# Euclidean neural networks¶

## What is e3nn?¶

e3nn is a python library based on pytorch to create equivariant neural networks for the group $$O(3)$$.

## Demonstration¶

All the functions to manipulate rotations (rotation matrices, Euler angles, quaternions, convertions, …) can be found here Parametrization of Rotations. The irreducible representations of $$O(3)$$ (more info at Irreps) are represented by the class Irrep. The direct sum of multiple irrep is described by an object Irreps.

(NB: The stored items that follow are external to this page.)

template <bool LONG, bool TRAIN = false, bool FULL = false>
__global__ __launch_bounds__(512)
void inproj_attn_stream_kernel(const InprojAttnParams p) {
    static_assert(!(LONG && TRAIN), "the training form covers windows up to 512 frames");
    static_assert(!(LONG && FULL), "groups of a long window have their own lengths");
    extern __shared__ __attribute__((aligned(16))) char smem[];
    char* Ks = smem + L_K;
    char* Vs = smem + L_V;
    char* Xs = smem + L_X;

    int tid = threadIdx.x;
    int lane = tid & 63;
    const int wave = __builtin_amdgcn_readfirstlane(tid >> 6);
    int frow = lane & 15, fkg = lane >> 4;
    const int nsh = p.nseq * 4;
    const int nitems = LONG ? nsh * p.npairs : nsh;
    const bool xcd_map = (p.nseq & 7) == 0 && ((gridDim.x & 7) == 0 || (int)gridDim.x >= nitems);
    auto item_of = [&](int L, int& seq_, int& h_) __attribute__((always_inline)) {
        if (xcd_map) {
            const int xcd = L & 7, slot = L >> 3;
            seq_ = (slot >> 2) * 8 + xcd; h_ = slot & 3;
        } else {
            seq_ = L >> 2; h_ = L & 3;
        }
    };
    int nblk = FULL ? 16 : p.Tp >> 5;
    int b1 = FULL ? wave : (wave < (nblk >> 1) ? wave : nblk + 2 * (wave - (nblk >> 1)));
    int b2 = FULL ? 15 - wave : (wave < (nblk >> 1) ? nblk - 1 - wave : b1 + 1);
    int qoff = 0, koff = 0, Tq = p.Tp, Tk = p.Tp, dl = p.mask_delay, kvl = p.kv_len, pair = 0;
    bool offd = false;
    auto tokbase = [&](int jt) __attribute__((always_inline)) { return jt < 2 ? 32 * b1 + 16 * jt : 32 * b2 + 16 * (jt - 2); };
    char* Ow = Xs + wave * OSTG;
    auto relaunder = [&]() __attribute__((always_inline)) {
        asm volatile("" : "+v"(tid));
        lane = tid & 63; frow = lane & 15; fkg = lane >> 4;
    };

    u32x4 xr[4][8];
    auto request_x = [&](int seq_, auto KEYS) __attribute__((always_inline)) {
        constexpr bool keys = decltype(KEYS)::value;
        const __amdgpu_buffer_rsrc_t rx = __builtin_amdgcn_make_buffer_rsrc((void*)((const _Float16*)p.X + ((size_t)seq_ * p.Tp + (keys ? koff : qoff)) * p.ldx), 0,
                                                                            (keys ? Tk : Tq) * p.ldx * 2, 0x00020000);
#pragma unroll
        for (int jt = 0; jt < 4; ++jt) {
// ... 6 lines not shown
    for (int item = blockIdx.x; item < nitems; item += gridDim.x) {
    int seq, h;
    if constexpr (LONG) {
        pair = item / nsh;
        item_of(item - pair * nsh, seq, h);
        const int qg = p.pq[pair], kg = p.pk[pair];
        qoff = qg * TP; koff = kg * TP;
        Tq = p.Tp - qoff < TP ? p.Tp - qoff : TP;
        Tk = p.Tp - koff < TP ? p.Tp - koff : TP;
        offd = qg != kg;
        dl = p.mask_delay + (qoff - koff);
        kvl = p.kv_len - koff < Tk ? p.kv_len - koff : Tk;
        nblk = Tq >> 5;
        b1 = wave < (nblk >> 1) ? wave : nblk + 2 * (wave - (nblk >> 1));
        b2 = wave < (nblk >> 1) ? nblk - 1 - wave : b1 + 1;
    } else {
        item_of(item, seq, h);
    }
    relaunder();
    request_x(seq, std::false_type{});
    asm volatile("s_waitcnt lgkmcnt(0)\n\ts_barrier" ::: "memory");
#ifdef EEND_AS_TRACE
    unsigned long long ts[12];
    const int tix = (item - (int)blockIdx.x) / (int)gridDim.x;
#endif
    AS_STAMP(0);

    u32x2 qpk[4][4];
    {
        const __amdgpu_buffer_rsrc_t rw = __builtin_amdgcn_make_buffer_rsrc((void*)((const char*)p.W + (size_t)h * NITEM * WITEM), 0,
                                                                            NITEM * WITEM, 0x00020000);
        f32x4 bq4[4];
        float bv1[4];
        f32x4 bk4[TRAIN ? 4 : 1], bv4[TRAIN ? 4 : 1];
#pragma unroll
        for (int ff = 0; ff < 4; ++ff) {
            const float4 t4 = *(const float4*)(p.bias + h * 64 + ff * 16 + fkg * 4);
            bq4[ff] = f32x4{t4.x, t4.y, t4.z, t4.w};
            bv1[ff] = p.bias[512 + h * 64 + ff * 16 + frow];
            if constexpr (TRAIN) {
                const float4 k4 = *(const float4*)(p.bias + 256 + h * 64 + ff * 16 + fkg * 4);
                const float4 v4 = *(const float4*)(p.bias + 512 + h * 64 + ff * 16 + fkg * 4);
                bk4[ff] = f32x4{k4.x, k4.y, k4.z, k4.w};
                bv4[ff] = f32x4{v4.x, v4.y, v4.z, v4.w};
            }
        }
#pragma unroll
        for (int n = 0; n < NITEM; ++n) {
            char* dst = n < 4 ? Vs + n * WITEM : Xs + (n - 4) * WITEM;
#pragma unroll
            for (int i = 0; i < 2; ++i)
                __builtin_amdgcn_raw_ptr_buffer_load_lds(rw, (lds_char*)(dst + (wave * 2 + i) * 1024), 16, lane * 16,
                                                         n * WITEM + (wave * 2 + i) * 1024, 0, 0);
        }
        f16x8 x[4][8];
        auto rows_to_fragments = [&]() __attribute__((always_inline)) {
            char* xt = Ks + wave * 8192;
#pragma unroll
            for (int jt = 0; jt < 4; ++jt) {
#pragma unroll
                for (int i = 0; i < 8; ++i) {
                    const int r = 2 * i + (lane >> 5);
                    *(u32x4*)(xt + r * 512 + (((lane & 31) ^ r) << 4)) = xr[jt][i];
                }
                wave_lds_sync();
#pragma unroll
                for (int ks = 0; ks < 8; ++ks) x[jt][ks] = __builtin_bit_cast(f16x8, *(const u32x4*)(xt + frow * 512 + (((ks * 4 + fkg) ^ frow) << 4)));
                wave_lds_sync();
            }
        };
        rows_to_fragments();
        sfor<NITEM>([&](auto N) __attribute__((always_inline)) {
            constexpr int n = decltype(N)::value, kind = n >> 1, ffb = (n & 1) * 2;
            if constexpr (LONG && n == 2) {
                if (offd) {
                    relaunder();
                    request_x(seq, std::true_type{});
                    rows_to_fragments();
                }
            }
            wait_vm<2 * (NITEM - 1 - n)>();
            __builtin_amdgcn_s_barrier();
            AS_STAMP(1 + n);
            relaunder();
            const char* wi = smem + lane * 16 + (n < 4 ? L_V + n * WITEM : L_X + (n - 4) * WITEM);
            f32x4 acc[2][4];
            f32x4 accv[TRAIN && kind == 2 ? 2 : 1][4];
#pragma unroll
            for (int hf = 0; hf < 2; ++hf) {
                f32x4 b4 = f32x4{0.f, 0.f, 0.f, 0.f};
                if constexpr (kind == 2) b4 = f32x4{bv1[ffb + hf], bv1[ffb + hf], bv1[ffb + hf], bv1[ffb + hf]};
                else if constexpr (kind == 0) b4 = bq4[ffb + hf];
                else if constexpr (TRAIN) b4 = bk4[ffb + hf];
#pragma unroll
                for (int jt = 0; jt < 4; ++jt) {
                    acc[hf][jt] = b4;
                    if constexpr (TRAIN && kind == 2) accv[hf][jt] = bv4[ffb + hf];
                }
            }
            constexpr int NB = 8, PD = 4;
// ... 16 lines not shown
            });
#pragma unroll
            for (int hf = 0; hf < 2; ++hf)
#pragma unroll
                for (int jt = 0; jt < 4; ++jt) {
                    const u32x2 v = pack_bf16x4(acc[hf][jt]);
                    if constexpr (TRAIN) {
                        const int tok = tokbase(jt) + frow;
                        if (tok < p.Tp) {
                            __bf16* dst = (__bf16*)(kind == 0 ? p.Qh : kind == 1 ? p.Kh : p.Vh) + (((size_t)(seq * 4 + h) * p.Tp + tok) * 64 + (ffb + hf) * 16 + fkg * 4);
                            if constexpr (kind == 2) *(u32x2*)dst = pack_bf16x4(accv[hf][jt]);
                            else *(u32x2*)dst = v;
                        }
                    }
                    if constexpr (kind == 0) {
                        qpk[ffb + hf][jt] = v;
                    } else if constexpr (kind == 1) {
                        const int key = (LONG && offd ? 64 * wave + 16 * jt : tokbase(jt)) + frow, d = (ffb + hf) * 16 + fkg * 4;
                        *(u32x2*)(Ks + (key >> 6) * TILE + swz128(key & 63, d >> 3) + (d & 7) * 2) = v;
                    } else {
                        const int d = (ffb + hf) * 16 + frow, key = (LONG && offd ? 64 * wave + 16 * jt : tokbase(jt)) + fkg * 4;
                        *(u32x2*)(Vs + (key >> 6) * TILE + swz128(d, (key & 63) >> 3) + (key & 7) * 2) = v;
                    }
                }
        });
        AS_STAMP(7);
        asm volatile("s_waitcnt vmcnt(0) lgkmcnt(0)\n\ts_barrier" ::: "memory");
        AS_STAMP(8);
    }

    relaunder();
    const int lq = lane & 31, hi = lane >> 5;
    const int krow = swap23(lq);

    bf16x8 qf[4];
    f32x16 oT[2];
    f32x16 mneg;
    float l_run;
    int qw0, q;

    auto begin_pass = [&](int qb, auto JT0) __attribute__((always_inline)) {
        constexpr int jt0 = decltype(JT0)::value;
        qw0 = qb * 32;
        q = qw0 + lq;
        stage_packed(Ow, frow, fkg, qpk, jt0);
        staged_operand(Ow, lq, hi, qf);
#pragma unroll
        for (int i = 0; i < 16; ++i) { oT[0][i] = 0.f; oT[1][i] = 0.f; mneg[i] = 0.f; }
        l_run = 0.f;
    };
    auto tile = [&](int j) __attribute__((always_inline)) {
        const int key0 = j * KB;
        const char* kb_ = Ks + j * TILE;
        const char* vb_ = Vs + j * TILE;
        f32x16 s[2];
#pragma unroll
        for (int kb = 0; kb < 2; ++kb)
#pragma unroll
            for (int ks = 0; ks < 4; ++ks) {
                const bf16x8 kf = *(const bf16x8*)(kb_ + swz128(kb * 32 + krow, ks * 2 + hi));
// ... 17 lines not shown
    };
    auto run_pass = [&](int qb, auto JT0) __attribute__((always_inline)) {
        begin_pass(qb, JT0);
        int last_key = qw0 + 31 + dl;
        last_key = last_key < kvl - 1 ? last_key : kvl - 1;
        const int jend = last_key < 0 ? 0 : last_key / KB + 1;
        for (int j = 0; j < jend; ++j) tile(j);
        const float l_tot = l_run + __shfl_xor(l_run, 32, 64);
        const float inv = LONG ? (l_tot > 0.f ? 1.0f / l_tot : 0.f) : 1.0f / l_tot;
        if constexpr (LONG) {
            if (hi == 0) p.lse[((size_t)(pair * p.nseq + seq) * 4 + h) * TP + q] = l_tot > 0.f ? __builtin_amdgcn_logf(l_tot) - mneg[0] : -1e30f;
        }
        if constexpr (TRAIN) {
            if (hi == 0) p.lse[(size_t)(seq * 4 + h) * p.Tp + q] = __builtin_amdgcn_logf(l_tot) - mneg[0];
        }
        stage_rows(Ow, lq, hi, [&](int db, int i) __attribute__((always_inline)) { return to_f16_sat(oT[db][i] * inv); });
        _Float16* __restrict__ Og = (_Float16*)p.O + ((size_t)seq * p.Tp + qoff + qw0) * p.ldo + h * 64;
        int ldo = p.ldo;
        if constexpr (LONG) {
            if (offd) { Og = (_Float16*)p.Opart + ((size_t)(p.pslot[pair] * p.nseq + seq) * TP + qw0) * 256 + h * 64; ldo = 256; }
        }
        store_staged_rows(Ow, lane, Og, ldo);
    };
    if (FULL || b2 < nblk) run_pass(b2, std::integral_constant<int, 2>{});
    AS_STAMP(9);
    if (FULL || b1 < nblk) run_pass(b1, std::integral_constant<int, 0>{});
    AS_STAMP(10);
    AS_STAMP(11);
#ifdef EEND_AS_TRACE
    if (tix < 6 && threadIdx.x == 0) {
#pragma unroll
        for (int k = 0; k < 12; ++k) g_as_trace[((size_t)blockIdx.x * 6 + tix) * 12 + k] = ts[k];
    }
#endif
    }
}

If two tensors $$x$$ and $$y$$ transforms as $$D_x = 2 \times 1_o$$ (two vectors) and $$D_y = 0_e + 1_e$$ (a scalar and a pseudovector) respectively, where the indices $$e$$ and $$o$$ stand for even and odd – the representation of parity,

import torch
from e3nn import o3

irreps_x = o3.Irreps('2x1o')
irreps_y = o3.Irreps('0e + 1e')

x = irreps_x.randn(-1)
y = irreps_y.randn(-1)

irreps_x.dim, irreps_y.dim

(6, 4)


their outer product is a $$6 \times 4$$ matrix of two indices $$A_{ij} = x_i y_j$$.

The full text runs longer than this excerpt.